## What you have to do
Using the records below, copy every line that holds the string "call".

Stored data entries
-------

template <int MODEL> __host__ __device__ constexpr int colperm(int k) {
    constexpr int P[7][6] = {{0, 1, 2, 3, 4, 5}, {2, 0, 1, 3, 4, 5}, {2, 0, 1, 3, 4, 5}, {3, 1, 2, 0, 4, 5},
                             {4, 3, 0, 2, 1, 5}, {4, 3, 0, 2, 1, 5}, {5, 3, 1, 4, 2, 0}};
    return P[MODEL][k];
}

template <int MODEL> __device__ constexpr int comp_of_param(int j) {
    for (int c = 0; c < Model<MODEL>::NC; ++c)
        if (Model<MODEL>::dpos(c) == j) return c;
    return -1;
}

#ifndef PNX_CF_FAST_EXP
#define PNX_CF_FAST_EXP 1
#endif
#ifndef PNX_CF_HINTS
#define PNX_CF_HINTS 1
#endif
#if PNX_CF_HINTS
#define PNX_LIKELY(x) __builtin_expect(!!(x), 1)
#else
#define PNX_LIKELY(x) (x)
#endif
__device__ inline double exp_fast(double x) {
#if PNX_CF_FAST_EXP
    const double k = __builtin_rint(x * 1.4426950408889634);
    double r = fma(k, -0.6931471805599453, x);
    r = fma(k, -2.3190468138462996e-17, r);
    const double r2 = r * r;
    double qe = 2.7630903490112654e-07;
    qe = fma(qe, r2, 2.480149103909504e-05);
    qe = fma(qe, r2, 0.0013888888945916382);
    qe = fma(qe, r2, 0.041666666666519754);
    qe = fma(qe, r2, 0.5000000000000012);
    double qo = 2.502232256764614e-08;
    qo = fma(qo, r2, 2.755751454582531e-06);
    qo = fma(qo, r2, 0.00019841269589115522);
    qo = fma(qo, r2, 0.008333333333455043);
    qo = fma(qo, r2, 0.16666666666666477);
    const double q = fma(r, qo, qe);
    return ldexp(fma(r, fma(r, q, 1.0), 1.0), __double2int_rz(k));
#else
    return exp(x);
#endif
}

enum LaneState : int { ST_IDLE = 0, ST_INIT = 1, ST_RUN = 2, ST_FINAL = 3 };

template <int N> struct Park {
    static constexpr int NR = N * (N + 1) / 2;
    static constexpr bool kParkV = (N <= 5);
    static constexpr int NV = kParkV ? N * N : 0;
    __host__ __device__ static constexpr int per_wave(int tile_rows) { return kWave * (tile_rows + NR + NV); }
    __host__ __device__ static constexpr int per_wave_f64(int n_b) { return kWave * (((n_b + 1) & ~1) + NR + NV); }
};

-------

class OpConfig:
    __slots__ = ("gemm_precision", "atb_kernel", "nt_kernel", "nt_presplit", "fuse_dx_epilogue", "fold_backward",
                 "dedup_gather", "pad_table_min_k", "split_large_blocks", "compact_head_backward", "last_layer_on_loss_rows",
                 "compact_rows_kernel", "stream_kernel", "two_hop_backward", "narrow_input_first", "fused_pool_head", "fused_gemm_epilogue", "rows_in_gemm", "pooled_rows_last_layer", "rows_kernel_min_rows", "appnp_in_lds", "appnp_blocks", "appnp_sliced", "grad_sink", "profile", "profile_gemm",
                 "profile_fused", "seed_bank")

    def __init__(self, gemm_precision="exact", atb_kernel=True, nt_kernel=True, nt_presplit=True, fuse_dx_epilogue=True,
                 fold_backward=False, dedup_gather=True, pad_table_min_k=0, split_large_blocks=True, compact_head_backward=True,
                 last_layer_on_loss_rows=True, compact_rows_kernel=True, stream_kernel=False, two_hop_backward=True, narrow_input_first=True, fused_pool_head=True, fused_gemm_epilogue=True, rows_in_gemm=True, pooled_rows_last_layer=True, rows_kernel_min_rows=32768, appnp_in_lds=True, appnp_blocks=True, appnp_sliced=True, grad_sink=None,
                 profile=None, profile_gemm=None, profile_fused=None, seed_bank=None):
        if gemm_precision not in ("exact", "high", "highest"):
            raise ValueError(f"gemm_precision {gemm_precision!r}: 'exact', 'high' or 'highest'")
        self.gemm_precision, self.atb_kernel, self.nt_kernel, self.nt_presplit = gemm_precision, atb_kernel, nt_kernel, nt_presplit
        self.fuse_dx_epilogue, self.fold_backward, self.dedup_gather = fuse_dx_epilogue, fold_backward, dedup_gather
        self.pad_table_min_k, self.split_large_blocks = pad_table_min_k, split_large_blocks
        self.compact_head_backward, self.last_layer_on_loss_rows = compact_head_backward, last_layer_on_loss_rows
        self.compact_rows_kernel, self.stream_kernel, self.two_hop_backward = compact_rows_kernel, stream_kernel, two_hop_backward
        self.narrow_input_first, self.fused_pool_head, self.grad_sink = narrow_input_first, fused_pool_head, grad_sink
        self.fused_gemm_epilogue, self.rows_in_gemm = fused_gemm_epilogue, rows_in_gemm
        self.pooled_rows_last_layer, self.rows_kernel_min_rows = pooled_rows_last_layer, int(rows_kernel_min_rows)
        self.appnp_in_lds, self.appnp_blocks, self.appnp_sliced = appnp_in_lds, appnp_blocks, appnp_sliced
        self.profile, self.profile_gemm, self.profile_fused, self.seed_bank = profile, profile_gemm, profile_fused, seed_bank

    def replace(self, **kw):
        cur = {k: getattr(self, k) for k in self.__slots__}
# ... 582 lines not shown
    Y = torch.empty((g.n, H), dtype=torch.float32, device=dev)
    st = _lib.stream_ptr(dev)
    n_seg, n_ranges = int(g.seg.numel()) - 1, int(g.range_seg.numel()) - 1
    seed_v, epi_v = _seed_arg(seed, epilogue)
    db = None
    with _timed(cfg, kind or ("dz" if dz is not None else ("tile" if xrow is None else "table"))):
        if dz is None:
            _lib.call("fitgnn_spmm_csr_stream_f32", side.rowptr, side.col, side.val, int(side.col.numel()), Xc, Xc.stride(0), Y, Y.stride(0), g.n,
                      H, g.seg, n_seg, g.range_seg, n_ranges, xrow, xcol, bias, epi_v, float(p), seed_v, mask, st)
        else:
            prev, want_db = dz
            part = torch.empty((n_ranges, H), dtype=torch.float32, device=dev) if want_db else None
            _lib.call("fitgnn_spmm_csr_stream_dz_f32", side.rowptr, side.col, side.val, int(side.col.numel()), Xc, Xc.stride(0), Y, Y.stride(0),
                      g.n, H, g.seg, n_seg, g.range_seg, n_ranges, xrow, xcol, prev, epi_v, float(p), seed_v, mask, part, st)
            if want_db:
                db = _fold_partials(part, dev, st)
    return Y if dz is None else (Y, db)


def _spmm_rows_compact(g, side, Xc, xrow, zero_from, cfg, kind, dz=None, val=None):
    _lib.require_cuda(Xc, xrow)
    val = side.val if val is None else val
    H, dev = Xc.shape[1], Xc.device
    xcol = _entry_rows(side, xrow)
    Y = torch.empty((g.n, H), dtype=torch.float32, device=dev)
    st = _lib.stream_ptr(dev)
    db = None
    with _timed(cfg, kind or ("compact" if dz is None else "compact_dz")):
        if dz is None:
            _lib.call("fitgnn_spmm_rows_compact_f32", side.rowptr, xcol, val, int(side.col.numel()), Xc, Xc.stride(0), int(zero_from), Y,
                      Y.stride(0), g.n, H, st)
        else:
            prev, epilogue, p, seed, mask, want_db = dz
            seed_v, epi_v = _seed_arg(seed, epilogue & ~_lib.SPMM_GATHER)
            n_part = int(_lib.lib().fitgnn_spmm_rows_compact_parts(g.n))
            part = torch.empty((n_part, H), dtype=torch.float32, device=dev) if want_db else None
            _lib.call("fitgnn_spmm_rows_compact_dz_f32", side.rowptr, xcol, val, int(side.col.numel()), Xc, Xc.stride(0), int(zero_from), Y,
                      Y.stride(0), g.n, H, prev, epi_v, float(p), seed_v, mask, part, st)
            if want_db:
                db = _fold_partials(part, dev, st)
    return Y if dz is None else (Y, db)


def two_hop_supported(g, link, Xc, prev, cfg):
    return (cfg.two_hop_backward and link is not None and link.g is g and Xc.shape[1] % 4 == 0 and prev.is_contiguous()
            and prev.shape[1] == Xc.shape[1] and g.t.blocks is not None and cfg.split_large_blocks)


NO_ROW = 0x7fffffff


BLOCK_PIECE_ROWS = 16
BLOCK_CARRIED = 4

-------

## Output below
            _lib.call("fitgnn_spmm_csr_stream_f32", side.rowptr, side.col, side.val, int(side.col.numel()), Xc, Xc.stride(0), Y, Y.stride(0), g.n,
            _lib.call("fitgnn_spmm_csr_stream_dz_f32", side.rowptr, side.col, side.val, int(side.col.numel()), Xc, Xc.stride(0), Y, Y.stride(0),
            _lib.call("fitgnn_spmm_rows_compact_f32", side.rowptr, xcol, val, int(side.col.numel()), Xc, Xc.stride(0), int(zero_from), Y,
            _lib.call("fitgnn_spmm_rows_compact_dz_f32", side.rowptr, xcol, val, int(side.col.numel()), Xc, Xc.stride(0), int(zero_from), Y,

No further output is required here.